┌──

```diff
+				if (hao_sort_failed(c, cap)) { lowbits = hao_sort_next_rung(lowbits); ++retries; continue; }
 			}
 			break;
 		}
+		c->s40_lowbits = lowbits; c->s40_prev_m = m; c->s40_prev_unique = n_unique;
+		if (c->sw.sortprint) fprintf(stderr, "[sort40] m = %llu: %llu distinct keys, sorted on rung %d after %d retries\n", (unsigned long long)m, (unsigned long long)n_unique, lowbits, retries);
 		c->timer.mark("pt_count");
 		int hi; peaks_and_range(&hi);
 		if (int rc = hao_keep_runs(c, ukeys.p, ucnt.p, n_unique, 2, hi, c->d_ix_keys, &c->d_ix_start, c->d_ix_cnt, &c->ix_n_keys, &c->ix_n_pos)) return rc;
 		if (m) {
-			auto heads = rocprim::make_transform_iterator(rocprim::make_counting_iterator<uint64_t>(0), RunHead32{c->d_ix_sx.p});
-			size_t tb = 0;
-			HIP_TRY(rocprim::inclusive_scan(nullptr, tb, heads, c->w_runid.p, m, rocprim::plus<uint32_t>(), c->stream)); HIP_TRY(hao_tmp(c, tb));
-			HIP_TRY(rocprim::inclusive_scan(c->d_tmp.p, tb, heads, c->w_runid.p, m, rocprim::plus<uint32_t>(), c->stream));
-			if (m >= c->sw.sort40_min) {
+			const bool walk = big && n_unique >= (c->sw.ixr_min ? c->sw.ixr_min : 1024ULL * HAO_IXR_RUNS);
+			if (!walk) {
+				HIP_TRY(c->w_runid.reserve(m + 1));
+				auto heads = rocprim::make_transform_iterator(rocprim::make_counting_iterator<uint64_t>(0), RunHead32{c->d_ix_sx.p});
+				size_t tb = 0;
+				HIP_TRY(rocprim::inclusive_scan(nullptr, tb, heads, c->w_runid.p, m, rocprim::plus<uint32_t>(), c->stream)); HIP_TRY(hao_tmp(c, tb));
+				HIP_TRY(rocprim::inclusive_scan(c->d_tmp.p, tb, heads, c->w_runid.p, m, rocprim::plus<uint32_t>(), c->stream));
+			}
+			if (big) {
 				int nb = 1; while ((1ULL << nb) < m) ++nb;
 				const int b0 = nb > 8 ? nb - 8 : 0;
 				HIP_TRY(c->w_lkv2.reserve(m + 1));
-				hipLaunchKernelGGL(hao_index_gather_kernel, dim3((unsigned)((m + 255) / 256)), dim3(256), 0, c->stream, m, c->w_oi2.p, c->w_runid.p, ucnt.p, c->w_ustart.p, 2, hi,
+				if (walk) hipLaunchKernelGGL(hao_index_runs_kernel, dim3((unsigned)((n_unique + HAO_IXR_RUNS - 1) / HAO_IXR_RUNS)), dim3(256), 0, c->stream, m, n_unique, c->w_oi2.p, ucnt.p, c->w_ustart.p, 2, hi,
+								   c->d_ix_mz_info.p, c->d_ix_sinfo.p + pad, c->d_ix_sx.p, pad);
+				else hipLaunchKernelGGL(hao_index_gather_kernel, dim3((unsigned)((m + 255) / 256)), dim3(256), 0, c->stream, m, c->w_oi2.p, c->w_runid.p, ucnt.p, c->w_ustart.p, 2, hi,
 								   c->d_ix_mz_info.p, c->d_ix_sinfo.p + pad, c->d_ix_sx.p, pad);
 				HAO_CHECK_LAUNCH();
 				size_t tb2 = 0;
diff --git a/include/hao.h b/include/hao.h
--- a/include/hao.h
+++ b/include/hao.h
@@ -237,6 +237,9 @@
 int hao_selftest_big(uint64_t n, uint64_t out[3]);
 
 int hao_selftest_sortbits(hao_ctx *c, uint64_t n, uint64_t out[4]);
+int hao_selftest_sortladder(hao_ctx *c, const uint64_t *keys, uint64_t n, int lowbits, uint64_t cap, uint64_t tcap, uint64_t *out_keys, uint32_t *out_idx, uint64_t out[6]);
+int hao_selftest_index_runs(hao_ctx *c, uint64_t m, uint64_t n_runs, const uint64_t *ustart, const uint32_t *ucnt, int lo, int hi, uint64_t pad, const uint32_t *sidx, const uint64_t *info,
+		uint64_t *out_sinfo, uint64_t *out_val);
 
 #define HAO_SORTDBG_SEQ 0
 #define HAO_SORTDBG_WAVE_LDS 1
```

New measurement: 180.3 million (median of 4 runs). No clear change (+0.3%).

└──

## Goal of the exercise
Please find, in the entries above, every line where "retries" occurs, and copy it.

## Task answer
+				if (hao_sort_failed(c, cap)) { lowbits = hao_sort_next_rung(lowbits); ++retries; continue; }
+		if (c->sw.sortprint) fprintf(stderr, "[sort40] m = %llu: %llu distinct keys, sorted on rung %d after %d retries\n", (unsigned long long)m, (unsigned long long)n_unique, lowbits, retries);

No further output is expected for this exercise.